Note: If you think the blog is good, don’t forget to like and collect it. I will update the content related to artificial intelligence and big data every week. Most of the content is original, Python Java Scala SQL code, CV NLP recommendation system, etc., Spark Flink Kafka, Hbase, Hive, Flume, etc. are all pure dry goods, and the interpretation of various top conference papers makes progress together.
Today, I would like to share with you the theory and code reproduction of Openai's masterpiece Dalle2 Paper
: https://cdn.openai.com/papers/dall-e-2.pdf
Code: https://github.com/lucidrains/DALLE2-pytorch
#博学谷IT Learning Technical Support#



foreword

What I want to share with you today is a 2022 Openai masterpiece Dalle2, how to input a sentence and generate a very interesting picture process.
Let's take a look at the final rendering of the paper.

insert image description here

Isn't it very interesting? Let's see how the Openai team did it.


1. The overall framework of the Dalle2 model

insert image description here
In fact, the overall structure of the paper is not very complicated. It mainly uses
1. CLIP based on comparative learning
2. The generation model Diffusion Model
to combine these two technology stacks. These two technology stacks have been explained in my previous blog. . You can take a look first.
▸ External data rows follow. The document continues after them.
+    SgWalk wa = sg_walk(akf, p.sar, p.sak, p, tid);
+    SgWalk wb = sg_walk(bkf, p.sbr, p.sbk, p, tid);
+    float a0[16], b0[16], a1[16], b1[16];
+    const int nchunk = (p.RK + SG_KC - 1) / SG_KC;
+#define SG_LOAD(A_, B_)                                              \
+    {                                                                \
+        sg_load(A_, ag, akf, wa, p.sam, p.sak, m0, p.M, p, tid);     \
+        sg_load(B_, bg, bkf, wb, p.sbn, p.sbk, n0, p.N, p, tid);     \
+    }
+#define SG_STEP(A_, B_, MORE_)                                                                               \
+    {                                                                                                        \
+        sg_stage(As, A_, akf, tid);                                                                          \
+        sg_stage(Bs, B_, bkf, tid);                                                                          \
+        __syncthreads();                                                                                     \
+        if (MORE_) SG_LOAD(A_, B_)                           \
+        _Pragma("unroll") for (int kk = 0; kk < 16; ++kk) {                                                  \
+            const int slot = wave * 32 + 2 * kk + h;                                                         \
+            acc = __builtin_amdgcn_mfma_f32_32x32x2f32(As[sg_lds(slot, nl)], Bs[sg_lds(slot, nl)], acc, 0, 0, 0); \
+        }                                                                                                    \
+        __syncthreads();                                                                                     \
+    }
+    SG_LOAD(a0, b0)
+    if (nchunk > 1) SG_LOAD(a1, b1)
+    for (int c = 0; c < nchunk; c += 2) {
+        SG_STEP(a0, b0, c + 2 < nchunk)
+        if (c + 1 < nchunk) SG_STEP(a1, b1, c + 3 < nchunk)
+    }
+#undef SG_STEP
+#undef SG_LOAD
+
+    float* red = smem;
+#pragma unroll
+    for (int r = 0; r < 16; ++r) red[(wave * 16 + r) * 64 + lane] = acc[r];
+    __syncthreads();
+    const int n = n0 + nl;
+    float* cg = p.c + g * p.scg;
+    float* c2g = p.c2 ? p.c2 + g * p.s2g : nullptr;
+#pragma unroll
+    for (int q = 0; q < 2; ++q) {
+        const int r = 2 * wave + q;
+        const int m = m0 + (r & 3) + 8 * (r >> 2) + 4 * h;
+        if (m < p.M && n < p.N) {
+            float s = red[r * 64 + lane];
+#pragma unroll
+            for (int w = 1; w < 8; ++w) s += red[(w * 16 + r) * 64 + lane];
+            cg[m * p.scm + n * p.scn] = s;
+            if (c2g && n == p.col2) c2g[m * p.s2m] = s;
+        }
+    }
+    if (p.bias && blockIdx.x == 0 && tid < 32) {
+        const int m = m0 + tid;
+        if (m < p.M) {
+            const float v = p.bias[m];
+            cg[m * p.scm + p.N * p.scn] = v;
+            if (c2g && p.col2 == p.N) c2g[m * p.s2m] = v;
+        }
+    }
+}
+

Otherwise it might be a bit abstract.
https://blog.csdn.net/weixin_53280379/article/details/125585445?spm=1001.2014.3001.5502
https://blog.csdn.net/weixin_53280379/article/details/126250598?spm=1001.2014.3001

2. Pre-training model CLIP

insert image description here
The upper part of the model here is the result of using the pre-trained model CLIP to get 2 vectors

  1. The first one is text_embed, which is a (2 by 512) tensor, 2 means batch_size, 512 means the dimension of the feature vector, text_embed can be regarded as a summary of the input sentence.
  2. The second is text_encodings, which is a (2 by 256 by 512) tensor, which is the feature of each word of the input sentence. 2 means batch_size, 256 means that the length of this sentence is not enough to replace with 0, and 512 means the dimension of the feature vector.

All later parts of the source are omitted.